I was nervous. I felt on the spot, afraid that the passerby would judge me as stupid or naive, afraid the woman on the corner would be mean to me.
I walked up to the woman and handed her our stack of one dollar bills, whatever we could dig out of our wallets.
Her face. Ya’ll. Her face.
I completely accept that there is a possibility this was all an act, a really good performance on her part.
But I don’t think so. I’m good at reading people, I’m good at picking up their emotions.
The relief on this woman’s face. The gratitude. The way she said, “Thank you, thank you SO much,” in such an earnest, heartbreaking, genuine manner. Like I was the first person to actually see her, all day. Maybe I was. The intensity of it all was so palpable that I felt stuck in a moment of time. So much so that I, confessed agnostic spiritual hippie tree hugger, said, “God bless,” before I walked away, and meant it.
The whole exchange probably took 30 seconds tops. I was out of the car, across the road, and back again in less time than it took for the song on the iPod in the car (probably Jefferson Airplane) to switch over to the next.
But I got in the car in tears. Her reaction hit me that hard.
I’m not a saint. I watch MamaSuh do amazing good deeds and selfless works every single day and I know I’m not remotely in the same ballpark as she is. I’m selfish and I’m lazy and I want to spend my time and my money on me and not anyone else.
Something about that woman called to me that day as we drove by. It’s easy to spot someone down on their luck and see them as a them, someone who is different from us. And all it took was her simple, beautiful moment of gratitude to remind me — despite my own inhibitions and preconceptions — that she is a human being too. Someone who has felt as lost and confused as I have, if not more. Someone who has loved and lost just as much as I have, if not more. Someone who deserved the opportunity to change, the opportunity to move on – just as I have changed, and tried to move on.

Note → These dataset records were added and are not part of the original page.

template <bool U8, bool EVT>
__global__ void __launch_bounds__(CF_THREADS, 1)
conv_fwd_kernel(const void* __restrict__ x, const float* __restrict__ w11, const float* __restrict__ b11,
                const float* __restrict__ w12, const float* __restrict__ b12,
                uint8_t* __restrict__ n1_out, uint8_t* __restrict__ xblk_out, uint16_t* __restrict__ n2_out, int batch, int hints) {
  extern __shared__ uint8_t smem_raw[];
  const uint32_t sbase = (smem_u32(smem_raw) + 1023u) & ~1023u;
  uint8_t* const smem = smem_raw + (sbase - smem_u32(smem_raw));
  const uint32_t sa2 = sbase + CF_OFF_A2, sb2 = sbase + CF_OFF_B2, blk = sbase + CF_OFF_BLK, ring = sbase + CF_OFF_RING,
                 wq = sbase + CF_OFF_WQ, lut = sbase + CF_OFF_LUT, bars = sbase + CF_OFF_BAR, tslot = sbase + CF_OFF_TSLOT;
  float* bias_s = reinterpret_cast<float*>(smem + CF_OFF_BIAS);
  const int tid = threadIdx.x, warp = tid >> 5, lane = tid & 31;
  EvtLog evt_i = EVT ? evt_open() : EvtLog{nullptr, 0};
  auto mark = [&](int id, int arg) { if (EVT) evt_mark(evt_i, id, arg); };
  const int stride = gridDim.x;
  const int n_frames = ((int)blockIdx.x < batch) ? (batch - 1 - (int)blockIdx.x) / stride + 1 : 0;
  const int n_chunks = n_frames * PW_NCHUNK;
  auto frame_of = [&](int k) { return (size_t)(blockIdx.x + k * stride); };
  auto bar = [&](int i) { return bars + i * 8; };
  const uint64_t pol_stream = (hints & 1) ? l2_policy_evict_first() : l2_policy_normal();
  const uint64_t pol_keep = (hints & 2) ? l2_policy_evict_last() : l2_policy_normal();
  auto issue_chunk = [&](int q, int slot) {
    const int k = q / PW_NCHUNK, c = q - k * PW_NCHUNK;
    constexpr uint32_t bytes = U8 ? PW_BYTES_U8 : PW_BYTES;
    mbar_expect_tx(bar(BAR_RING + slot), bytes);
    bulk_load_hint(ring + slot * PW_BYTES, static_cast<const uint8_t*>(x) + (frame_of(k) * PW_NCHUNK + c) * bytes, bytes,
                   bar(BAR_RING + slot), pol_stream);
  };

  mark(60, 0);
  if (tid == 0) {
    for (int i = 0; i < CF_AUX_WARPS * PW_SLOTS; ++i) mbar_init(bar(BAR_RING + i), 1);
    for (int i = 0; i < 4; ++i) {
      mbar_init(bar(BAR_BLKRDY + i), pw_group_chunks(i));
      mbar_init(bar(BAR_C11 + i), 1);
      mbar_init(bar(BAR_T1FREE + i), 4);
    }
    mbar_init(bar(BAR_A2RDY), 8);
    mbar_init(bar(BAR_MMA2), 1);
    mbar_init(bar(BAR_T2FREE), 4);
    for (int i = 0; i < 4; ++i) mbar_init(bar(BAR_STORED + i), 1);
    fence_mbar_init();
  }
  if (warp == CF_EPI_WARP0) tmem_alloc<CF_TMEM_COLS>(tslot);
  __syncthreads();
  mark(61, 0);
  if (warp < CF_AUX_WARPS && lane == 0)
    for (int j = 0; j < PW_SLOTS; ++j)
      if (warp + j * CF_AUX_WARPS < n_chunks) issue_chunk(warp + j * CF_AUX_WARPS, warp * PW_SLOTS + j);
  for (int i = tid; i < (CF_OFF_RING - CF_OFF_A2) / 16; i += CF_THREADS)
    if (i < CF_OFF_B2 / 16 || i >= CF_OFF_BLK / 16) sts128(sbase + i * 16, make_uint4(0, 0, 0, 0));
  for (int p = tid; p < N1_POS; p += CF_THREADS) {
    const int y = p / H1, xx = p - y * H1;
    uint32_t e[4];
#pragma unroll
    for (int idx = 0; idx < 4; ++idx) {
      const int kh = ((y + 1) & 1) + 2 * (idx >> 1), kw = ((xx + 1) & 1) + 2 * (idx & 1);
      const int oy2 = y + 1 - kh, ox2 = xx + 1 - kw;
      const bool ok = oy2 >= 0 && ox2 >= 0 && (oy2 >> 1) < H2 && (ox2 >> 1) < H2;
      const int row = kh * 128 + (oy2 >> 1) * H2 + (ox2 >> 1);
      e[idx] = ok ? (uint32_t)(row * 8 + ((2 * kw) ^ (row & 7))) : 0xFFFFu;
    }
    sts64(lut + p * 8, e[0] | (e[1] << 16), e[2] | (e[3] << 16));
  }
  fence_proxy_async();
  __syncthreads();
  mark(62, 0);
  griddep_launch();
  uint32_t tmem_base;
  asm volatile("ld.shared.u32 %0, [%1];\n" : "=r"(tmem_base) : "r"(tslot));
  if (warp >= CF_AUX_WARPS) {
    trace_mark_by(K_CONV_FWD, 0, tid == CF_AUX_WARPS * 32);
    asm volatile("griddepcontrol.wait;\n" ::: "memory");
    trace_mark_by(K_CONV_FWD, 1, tid == CF_AUX_WARPS * 32);
    mark(63, 0);
    const int t = tid - CF_AUX_WARPS * 32;
    float4 q12[8];
    float2 q11[8];
    const bool do12 = t < 256, do11 = t >= 64;
    const int kh = t >> 6, c12 = (t >> 3) & 7, n12 = (t & 7) * 4;
    if (do12) {
      const float* w = w12 + ((kh * 4 + (c12 >> 1)) * C1_OUT + (c12 & 1) * 8) * C2_OUT + n12;
#pragma unroll
      for (int e = 0; e < 8; ++e) q12[e] = *reinterpret_cast<const float4*>(w + e * C2_OUT);
    }
    const int i11 = t - 64, a11 = i11 >> 7, j11 = (i11 >> 4) & 7, b11i = (i11 >> 3) & 1, n11 = (i11 & 7) * 2;
    if (do11) {
      const float* w = w11 + (((4 * a11 + (j11 >> 1)) * 8 + 4 * b11i + (j11 & 1) * 2) * 4) * C1_OUT + n11;
#pragma unroll
      for (int e = 0; e < 8; ++e) q11[e] = *reinterpret_cast<const float2*>(w + e * C1_OUT);
    }
    if (t < C1_OUT) bias_s[t] = b11[t];
    if (t >= 32 && t < 32 + C2_OUT) bias_s[C1_OUT + t - 32] = b12[t - 32];
    if (do12) {
#pragma unroll
      for (int qn = 0; qn < 4; ++qn) {
        const int n = n12 + qn;
        auto f = [&](const float4& v) { return qn == 0 ? v.x : qn == 1 ? v.y : qn == 2 ? v.z : v.w; };
        sts128(sb2 + kh * 4096 + n * 128 + ((c12 ^ (n & 7)) << 4),
               make_uint4(pack_bf16(f(q12[0]), f(q12[1])), pack_bf16(f(q12[2]), f(q12[3])), pack_bf16(f(q12[4]), f(q12[5])),
                          pack_bf16(f(q12[6]), f(q12[7]))));
      }
    }
    if (do11) {
      const uint32_t dst = wq + a11 * 4096 + j11 * 512 + (b11i * 16 + n11) * 16;
      sts128(dst, make_uint4(pack_bf16(q11[0].x, q11[1].x), pack_bf16(q11[2].x, q11[3].x), pack_bf16(q11[4].x, q11[5].x),
                             pack_bf16(q11[6].x, q11[7].x)));
      sts128(dst + 16, make_uint4(pack_bf16(q11[0].y, q11[1].y), pack_bf16(q11[2].y, q11[3].y), pack_bf16(q11[4].y, q11[5].y),
                                  pack_bf16(q11[6].y, q11[7].y)));
    }
    fence_proxy_async();
    tc_fence_before();
    named_bar_sync(4, CF_THREADS - CF_AUX_WARPS * 32);
    tc_fence_after();
    mark(64, 0);
  }

  if (warp < CF_AUX_WARPS) {
    uint32_t lane_off[3];
    blk_lane_offsets(lane, lane_off);
    int j = 0;
#pragma unroll 1
    for (int q = warp; q < n_chunks; q += CF_AUX_WARPS, ++j) {
      const int k = q / PW_NCHUNK, c = q - k * PW_NCHUNK, slot = warp * PW_SLOTS + (j & 1);
      uint32_t pk[PW_ROWS][3][2];
      mbar_wait(bar(BAR_RING + slot), (j >> 1) & 1);
      blk_load_rows4<U8>(ring + slot * PW_BYTES, lane, pk);
      __syncwarp();
      if (lane == 0 && q + PW_SLOTS * CF_AUX_WARPS < n_chunks) issue_chunk(q + PW_SLOTS * CF_AUX_WARPS, slot);
      if (k > 0) {
        mbar_wait(bar(BAR_C11 + pw_last_consumer(c)), (k - 1) & 1);
        if (xblk_out != nullptr) mbar_wait(bar(BAR_STORED + pw_last_consumer(c)), (k - 1) & 1);
      }
      blk_store_rows4<BLK_LBO>(blk, c, lane, lane_off, pk);
      fence_proxy_async();
      __syncwarp();
      if (lane == 0) mbar_arrive(bar(BAR_BLKRDY + pw_first_consumer(c)));
    }
  } else if (warp == CF_ISSUE_WARP) {
    constexpr uint32_t idesc11 = make_idesc(2 * C1_OUT, false, false), idesc12 = make_idesc(C2_OUT, false, false);
    const uint32_t blk_k = desc_ns_lo(blk, BLK_LBO), wq_k = desc_ns_lo(wq, 512);
    constexpr uint32_t hi_k = desc_ns_hi(128);
    for (int k = 0; k < n_frames; ++k) {
#pragma unroll
      for (int i = 0; i < C11_TILES; ++i) {
        mbar_wait(bar(BAR_BLKRDY + i), k & 1);
        mark(15, k * 4 + i);
        if (k > 0) mbar_wait(bar(BAR_T1FREE + i), (k - 1) & 1);
        tc_fence_after();
        if (elect_one()) {
#pragma unroll
          for (int a = 0; a < 2; ++a)
#pragma unroll
            for (int kk = 0; kk < 4; ++kk)
              tc_mma_bf16_w(tmem_base + 32 * i, blk_k + C11_TSTRIDE * i + BLK_W * a + 2 * kk * (BLK_LBO / 16), hi_k,
                            wq_k + (a * 4096 + 2 * kk * 512) / 16, hi_k, idesc11, (a | kk) ? 1u : 0u);
          tc_commit(bar(BAR_C11 + i));
        }
        __syncwarp();
        mark(16, k * 4 + i);
      }
      mbar_wait(bar(BAR_A2RDY), k & 1);
      mark(17, k);
      if (k > 0) mbar_wait(bar(BAR_T2FREE), (k - 1) & 1);
      tc_fence_after();
      if (elect_one()) {
#pragma unroll
        for (int kb = 0; kb < 4; ++kb) {
          const uint64_t da = make_desc(sa2 + kb * 16384, false), db = make_desc(sb2 + kb * 4096, false);
#pragma unroll
          for (int kk = 0; kk < 4; ++kk)
            tc_mma_bf16(tmem_base + TMEM_C12, da + (uint64_t)(kk * 32 >> 4), db + (uint64_t)(kk * 32 >> 4), idesc12, (kb | kk) ? 1u : 0u);
        }
        tc_commit(bar(BAR_MMA2));
      }
      __syncwarp();
      mark(18, k);
    }
  } else if (warp == CF_STORE_WARP) {
    if (xblk_out != nullptr) {
      for (int k = 0; k < n_frames; ++k) {
        uint8_t* dst = xblk_out + frame_of(k) * XB_FRAME_BYTES;
#pragma unroll 1
        for (int q = 0; q < XB_QUARTERS; ++q) {
          mbar_wait(bar(BAR_BLKRDY + q), k & 1);
          if (lane < 8) {
            const uint32_t bytes = q < 3 ? XB_PLANE_BYTES : (XB_LIVE_ROWS - 3 * XB_QROWS) * 16;
            bulk_store_hint(dst + q * XB_QBYTES + lane * XB_PLANE_BYTES, blk + lane * BLK_LBO + q * XB_PLANE_BYTES, bytes, pol_keep);
            bulk_commit();
            bulk_wait_read0();
          }
          __syncwarp();
          if (lane == 0) mbar_arrive(bar(BAR_STORED + q));
        }
      }
      if (lane < 8) asm volatile("cp.async.bulk.wait_group 0;\n" ::: "memory");
    }
  } else if (warp >= CF_EPI_WARP0) {
    const int ew = warp & 3, eset = (warp - CF_EPI_WARP0) >> 2;
    const uint32_t tlane = tmem_base + ((uint32_t)(ew * 32) << 16);
    auto conv12_epilogue = [&](int k) {
      mbar_wait(bar(BAR_MMA2), k & 1);
      mark(43, k);
      tc_fence_after();
      uint32_t r[32];
      tc_ld32(tlane + TMEM_C12, r);
      tc_fence_before();
      __syncwarp();
      if (lane == 0) mbar_arrive(bar(BAR_T2FREE));
      const int pos = ew * 32 + lane;
      if (pos < N2_POS) {
        uint4* dst = reinterpret_cast<uint4*>(n2_out + frame_of(k) * FLAT + pos * C2_OUT);
#pragma unroll
        for (int i = 0; i < 4; ++i) {
          uint32_t o[4];
#pragma unroll
          for (int jj = 0; jj < 4; ++jj) {
            const int n = 8 * i + 2 * jj;
            o[jj] = pack_bf16(fmaxf(__uint_as_float(r[n]) + bias_s[C1_OUT + n], 0.f),
                              fmaxf(__uint_as_float(r[n + 1]) + bias_s[C1_OUT + n + 1], 0.f));
          }
          stg128_hint(dst + i, make_uint4(o[0], o[1], o[2], o[3]), pol_keep);
        }
      }
    };
    for (int k = 0; k < n_frames; ++k) {
      if (k > 0) {
        if (eset == 1) conv12_epilogue(k - 1);
        else mbar_wait(bar(BAR_MMA2), (k - 1) & 1);
      }
      mark(44, k);
      uint8_t* n1_dst = n1_out ? n1_out + frame_of(k) * B2_BYTES : nullptr;
#pragma unroll 1
      for (int i = eset; i < C11_TILES; i += 2) {
        mbar_wait(bar(BAR_C11 + i), k & 1);
        mark(40, k * 4 + i);
        tc_fence_after();
        uint32_t r[32];
        tc_ld32(tlane + 32 * i, r);
        tc_fence_before();
        __syncwarp();
        if (lane == 0) mbar_arrive(bar(BAR_T1FREE + i));
        float* xch = reinterpret_cast<float*>(smem + CF_OFF_XCH) + eset * 128 + ((i >> 1) & 1) * 64;
        if (lane == 0) {
#pragma unroll
          for (int c = 0; c < 16; ++c) xch[ew * 16 + c] = __uint_as_float(r[16 + c]);
        }
        named_bar_sync(2 + eset, 128);
        float up[16];
#pragma unroll
        for (int c = 0; c < 16; ++c) up[c] = __shfl_down_sync(0xffffffffu, __uint_as_float(r[16 + c]), 1);
        if (lane == 31 && ew < 3) {
#pragma unroll
          for (int c = 0; c < 16; ++c) up[c] = xch[(ew + 1) * 16 + c];
        }
        const int mt = ew * 32 + lane, m = C11_TSTRIDE * i + mt, oy = m / BLK_W, ox = m - oy * BLK_W;
        if (mt < C11_TSTRIDE && oy < H1 && ox < H1) {
          uint32_t o[8];
#pragma unroll
          for (int jj = 0; jj < 8; ++jj)
            o[jj] = pack_bf16(fmaxf(__uint_as_float(r[2 * jj]) + up[2 * jj] + bias_s[2 * jj], 0.f),
                              fmaxf(__uint_as_float(r[2 * jj + 1]) + up[2 * jj + 1] + bias_s[2 * jj + 1], 0.f));
          const uint4 lo = make_uint4(o[0], o[1], o[2], o[3]), hi = make_uint4(o[4], o[5], o[6], o[7]);
          const int p = oy * H1 + ox;
          uint32_t e01, e23;
          lds64(e01, e23, lut + p * 8);
          const uint32_t e[4] = {e01 & 0xFFFFu, e01 >> 16, e23 & 0xFFFFu, e23 >> 16};
#pragma unroll
          for (int idx = 0; idx < 4; ++idx) {
            if (e[idx] != 0xFFFFu) {
              sts128(sa2 + (e[idx] << 4), lo);
              sts128(sa2 + ((e[idx] ^ 1u) << 4), hi);
            }
          }
          if (n1_dst) {
            uint8_t* d = n1_dst + b2_pixel_offset(oy, ox, 0);
            stg128_hint(d, lo, pol_keep);
            stg128_hint(d + B2_LBO, hi, pol_keep);
          }
        }
      }
      fence_proxy_async();
      __syncwarp();
      if (lane == 0) mbar_arrive(bar(BAR_A2RDY));
      mark(42, k);
    }
    if (n_frames > 0 && eset == 1) conv12_epilogue(n_frames - 1);
  }

  tc_fence_before();
  __syncthreads();
  trace_mark(K_CONV_FWD, 2);
  if (warp == CF_EPI_WARP0) {
    tc_fence_after();
    tmem_dealloc<CF_TMEM_COLS>(tmem_base);
  }
}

Lauren put the car in gear and pulled back into traffic. We were back on track for out afternoon. I had this choked up feeling in my chest and my cheeks and my eyes, the feeling I get a lot where there are just too many emotions inside my body and the only way to get them out is to scream or cry, or scream and cry, and I didn’t really want to do that right then.
“I’m just…so sad,” I finally said, knowing that Lauren and Becky would understand what I wasn’t really saying out loud.
Lauren reached out and took my hand. “She’s gonna be fine, Em. She really, really will be.”